== WHAT YOU WILL DO ==
Pull out each line of the data that includes the word "True".

=== DATA IN THIS EXERCISE ===

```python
def context_side_usable(model, C: int) -> bool:
    from .architectures import MLP, MergeFlatInputs

    if not _mode_ok() or C <= 0:
        return False
    WIDTH = _width_of(model)
    if not WIDTH:
        return False
    xe, xy = model.x_encoder, getattr(model, "xy_encoder", None)
    if not (isinstance(xe, MLP) and xe.input_size <= 4 and xe.hidden_size == WIDTH and xe.output_size == WIDTH
            and not xe.is_res and not (xe.dropout_p > 0 and xe.training)):
        return False
    if not (isinstance(xy, MergeFlatInputs) and xy.is_sum_merge and isinstance(xy.flat_module, MLP)):
        return False
    fm, rs = xy.flat_module, xy.resizer
    for m in (fm, rs):
        if m.is_res or (m.dropout_p > 0 and m.training):
            return False
    if not (_square([fm.to_hidden, *fm.linears, fm.out], WIDTH) and len(rs.linears) == 0 and rs.input_size <= 4
            and rs.output_size == WIDTH and rs.hidden_size % 16 == 0 and rs.hidden_size <= WIDTH):
        return False
    n_x, n_flat = len(xe.linears) + 1, len(fm.linears) + 2
    return n_flat + 2 + n_x + 1 <= L.NPF_X6_MAX_OPS


def context_side(model, X_cntxt: torch.Tensor, Y_cntxt: torch.Tensor):
    xe, xy = model.x_encoder, model.xy_encoder
    fm, rs = xy.flat_module, xy.resizer
    lins = [xe.to_hidden, *xe.linears, xe.out, rs.to_hidden, rs.out, fm.to_hidden, *fm.linears, fm.out]
    params = []
    for lin in lins:
        params += [lin.weight, lin.bias]
    Cn = X_cntxt.shape[1]
    if Cn % 32:
        pad = CH.pad32(Cn) - Cn
        X_cntxt = torch.nn.functional.pad(X_cntxt, (0, 0, 0, pad))
        Y_cntxt = torch.nn.functional.pad(Y_cntxt, (0, 0, 0, pad))
    Xc, R = _ContextSideFn.apply(X_cntxt, Y_cntxt, (len(xe.linears) + 1, len(fm.linears) + 2), *params)
    return CH.PTensor(Xc, Cn, model.r_dim), CH.PTensor(R, Cn, model.r_dim)
```

Before: 43.46 million target-points/s.

## Fuse narrow-input padding/packing, share wgrad reduce across wide and narrow jobs

Adds a single kernel that zero-pads the narrow 1-4 wide input rows to 4 and also writes the point-tiled packed layout, replacing several torch cat/pad/zeros/slice-assign ops and a later separate pack in backward. Weight-gradient jobs split into wide (x6) and narrow groups now run as two main kernels plus one combined reduce instead of two full launch pairs. Deferred input range validation becomes one fused abs-max kernel with an atomicMax rather than several torch reductions. This trims many small launches and memory passes on the train step, at the cost of extra code paths and of holding the packed inputs in ctx until backward.

```diff
diff --git a/include/npf_hip.h b/include/npf_hip.h
--- a/include/npf_hip.h
+++ b/include/npf_hip.h
@@ -108,6 +108,10 @@
                   float *partials, int64_t partials_bytes, void *stream);
 int64_t npf_wgrad_partials_bytes(const npf_wgrad_job_t *jobs, int32_t n_jobs, int32_t n_tasks,
                                  int32_t tiles_per_task);
+int npf_wgrad_run_pair(const npf_wgrad_job_t *jobs_a, int32_t n_a, const npf_wgrad_job_t *jobs_b, int32_t n_b,
+                       int32_t n_tasks, int32_t tiles_per_task, float *partials, int64_t partials_bytes, void *stream);
+int64_t npf_wgrad_pair_partials_bytes(const npf_wgrad_job_t *jobs_a, int32_t n_a, const npf_wgrad_job_t *jobs_b,
+                                      int32_t n_b, int32_t n_tasks, int32_t tiles_per_task);
 
 int npf_gauss_head_fwd(const float *suff, int32_t n_rows, int32_t pts, int32_t dy, int32_t homoskedastic,
                        const float *Y, int32_t n_y_rows, float *loc, float *scale, float *sum_logp,
@@ -145,6 +149,9 @@
                 void *stream);
 int npf_unpack_pt(const float *pt, int32_t n_tasks, int32_t pts_per_task, int32_t F_valid, float *rows,
                   void *stream);
+int npf_pad_pack_rows(const float *rows, int32_t n_tasks, int32_t pts_per_task, int32_t d, int32_t pts_padded,
+                      float *rows4, float *pt, void *stream);
+int npf_range_fold(const float *a, int64_t n_a, const float *b, int64_t n_b, float *seen, void *stream);
 int npf_transpose(const float *src, int32_t rows, int32_t cols, float *dst, void *stream);
 int npf_split_heads(const float *src, int32_t n_tasks, int32_t pts_per_task, int32_t F, int32_t n_heads, float *dst,
                     void *stream);
diff --git a/npf_gwwaveform_amd/_lib.py b/npf_gwwaveform_amd/_lib.py
--- a/npf_gwwaveform_amd/_lib.py
+++ b/npf_gwwaveform_amd/_lib.py
@@ -95,6 +95,10 @@
     "npf_chain_run": (C.c_int, [C.POINTER(NpfProgram), _p]),
     "npf_wgrad_run": (C.c_int, [C.POINTER(NpfWgradJob), _i32, _i32, _i32, _p, _i64, _p]),
     "npf_wgrad_partials_bytes": (_i64, [C.POINTER(NpfWgradJob), _i32, _i32, _i32]),
+    "npf_wgrad_run_pair": (C.c_int, [C.POINTER(NpfWgradJob), _i32, C.POINTER(NpfWgradJob), _i32, _i32, _i32, _p, _i64, _p]),
+    "npf_wgrad_pair_partials_bytes": (_i64, [C.POINTER(NpfWgradJob), _i32, C.POINTER(NpfWgradJob), _i32, _i32, _i32]),
+    "npf_pad_pack_rows": (C.c_int, [_p, _i32, _i32, _i32, _i32, _p, _p, _p]),
+    "npf_range_fold": (C.c_int, [_p, _i64, _p, _i64, _p, _p]),
     "npf_gauss_head_fwd": (C.c_int, [_p, _i32, _i32, _i32, _i32, _p, _i32, _p, _p, _p, _p]),
     "npf_gauss_head_bwd": (C.c_int, [_p, _p, _p, _i32, _i32, _i32, _i32, _p, _i32, _p, _p, _p, _p, _p]),
     "npf_mc_objective_fwd": (C.c_int, [_p, _i32, _i32, _i32, _p, _i32, _p, _p]),
diff --git a/npf_gwwaveform_amd/chain.py b/npf_gwwaveform_amd/chain.py
--- a/npf_gwwaveform_amd/chain.py
+++ b/npf_gwwaveform_amd/chain.py
@@ -384,6 +384,10 @@
         narrow = [jb for jb in jobs if min(jb["N"], jb["K"]) <= 32]
         wide = [jb for jb in jobs if min(jb["N"], jb["K"]) > 32]
         if narrow and wide:
+            shared = sum(not jb.get("per_task") for jb in jobs)
+            if max(len(wide), len(narrow)) <= L.NPF_MAX_WGRAD_JOBS and shared <= L.NPF_MAX_WGRAD_JOBS:
+                _launch_wgrad_pair(wide, narrow, n_tasks, pts, device)
+                return
             _launch_wgrad(wide, n_tasks, pts, device, True)
             _launch_wgrad(narrow, n_tasks, pts, device, False)
             return
@@ -391,26 +395,42 @@
     _launch_wgrad(jobs, n_tasks, pts, device, x6)
 
 
+def _wgrad_job_array(chunk: Sequence[dict], x6: bool):
+    arr = (L.NpfWgradJob * len(chunk))()
+    for j, jb in enumerate(chunk):
+        z16, a16 = jb["dZ"].dtype == torch.bfloat16, jb["A"].dtype == torch.bfloat16
+        if (z16 or a16) and COMPUTE_DTYPE != "bf16":
+            raise RuntimeError("PT16 operands exist in the bf16 compute mode only")
+        arr[j].dZ = (jb["dZ"].data_ptr() if z16 else L.ptr(jb["dZ"])) + jb.get("dZ_off", 0) * jb["dZ"].element_size()
+        arr[j].A = (jb["A"].data_ptr() if a16 else L.ptr(jb["A"])) + jb.get("A_off", 0) * jb["A"].element_size()
+        arr[j].dW = L.ptr(jb["dW"]) + 4 * jb.get("dW_off", 0)
+        arr[j].db = (L.ptr(jb["db"]) + 4 * jb.get("db_off", 0)) if jb.get("db") is not None else None
+        arr[j].ldz, arr[j].lda, arr[j].ldo = jb.get("ldz", 0), jb.get("lda", 0), jb.get("ldo", 0)
+        arr[j].ldw = jb.get("ldw") or jb["K"]
+        arr[j].N, arr[j].K = jb["N"], jb["K"]
+        arr[j].per_task = int(jb.get("per_task", False))
+        arr[j].accumulate = (int(jb.get("accumulate", False)) | (2 if COMPUTE_DTYPE == "bf16" else 0)
+                             | (4 if z16 else 0) | (8 if a16 else 0)
+                             | (L.WGRAD_F32X6 if x6 else 0) | (L.WGRAD_NO_H16 if (x6 and not WGRAD_H16) else 0))
+    return arr
+
+
+def _launch_wgrad_pair(wide: Sequence[dict], narrow: Sequence[dict], n_tasks: int, pts: int, device) -> None:
+    lib = L.load()
+    a, b = _wgrad_job_array(wide, True), _wgrad_job_array(narrow, False)
+    nbytes = lib.npf_wgrad_pair_partials_bytes(a, len(wide), b, len(narrow), n_tasks, tiles_of(pts))
+    if nbytes < 0:
+        raise RuntimeError("npf_wgrad_pair_partials_bytes: invalid wgrad jobs")
+    ws = torch.empty((nbytes + 3) // 4, dtype=torch.float32, device=device)
+    L.check(lib.npf_wgrad_run_pair(a, len(wide), b, len(narrow), n_tasks, tiles_of(pts), L.ptr(ws), nbytes, L.stream_ptr()),
+            "npf_wgrad_run_pair")
+
+
 def _launch_wgrad(jobs: Sequence[dict], n_tasks: int, pts: int, device, x6: bool) -> None:
     lib = L.load()
     for i0 in range(0, len(jobs), L.NPF_MAX_WGRAD_JOBS):
         chunk = jobs[i0:i0 + L.NPF_MAX_WGRAD_JOBS]
-        arr = (L.NpfWgradJob * len(chunk))()
-        for j, jb in enumerate(chunk):
-            z16, a16 = jb["dZ"].dtype == torch.bfloat16, jb["A"].dtype == torch.bfloat16
-            if (z16 or a16) and COMPUTE_DTYPE != "bf16":
-                raise RuntimeError("PT16 operands exist in the bf16 compute mode only")
-            arr[j].dZ = (jb["dZ"].data_ptr() if z16 else L.ptr(jb["dZ"])) + jb.get("dZ_off", 0) * jb["dZ"].element_size()
-            arr[j].A = (jb["A"].data_ptr() if a16 else L.ptr(jb["A"])) + jb.get("A_off", 0) * jb["A"].element_size()
-            arr[j].dW = L.ptr(jb["dW"]) + 4 * jb.get("dW_off", 0)
-            arr[j].db = (L.ptr(jb["db"]) + 4 * jb.get("db_off", 0)) if jb.get("db") is not None else None
-            arr[j].ldz, arr[j].lda, arr[j].ldo = jb.get("ldz", 0), jb.get("lda", 0), jb.get("ldo", 0)
-            arr[j].ldw = jb.get("ldw") or jb["K"]
-            arr[j].N, arr[j].K = jb["N"], jb["K"]
-            arr[j].per_task = int(jb.get("per_task", False))
-            arr[j].accumulate = (int(jb.get("accumulate", False)) | (2 if COMPUTE_DTYPE == "bf16" else 0)
-                                 | (4 if z16 else 0) | (8 if a16 else 0)
-                                 | (L.WGRAD_F32X6 if x6 else 0) | (L.WGRAD_NO_H16 if (x6 and not WGRAD_H16) else 0))
+        arr = _wgrad_job_array(chunk, x6)
         nbytes = lib.npf_wgrad_partials_bytes(arr, len(chunk), n_tasks, tiles_of(pts))
         if nbytes < 0:
             raise RuntimeError("npf_wgrad_partials_bytes: invalid wgrad jobs")
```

===

== SOLUTION FOR THIS PROBLEM ==
             _launch_wgrad(wide, n_tasks, pts, device, True)
+    a, b = _wgrad_job_array(wide, True), _wgrad_job_array(narrow, False)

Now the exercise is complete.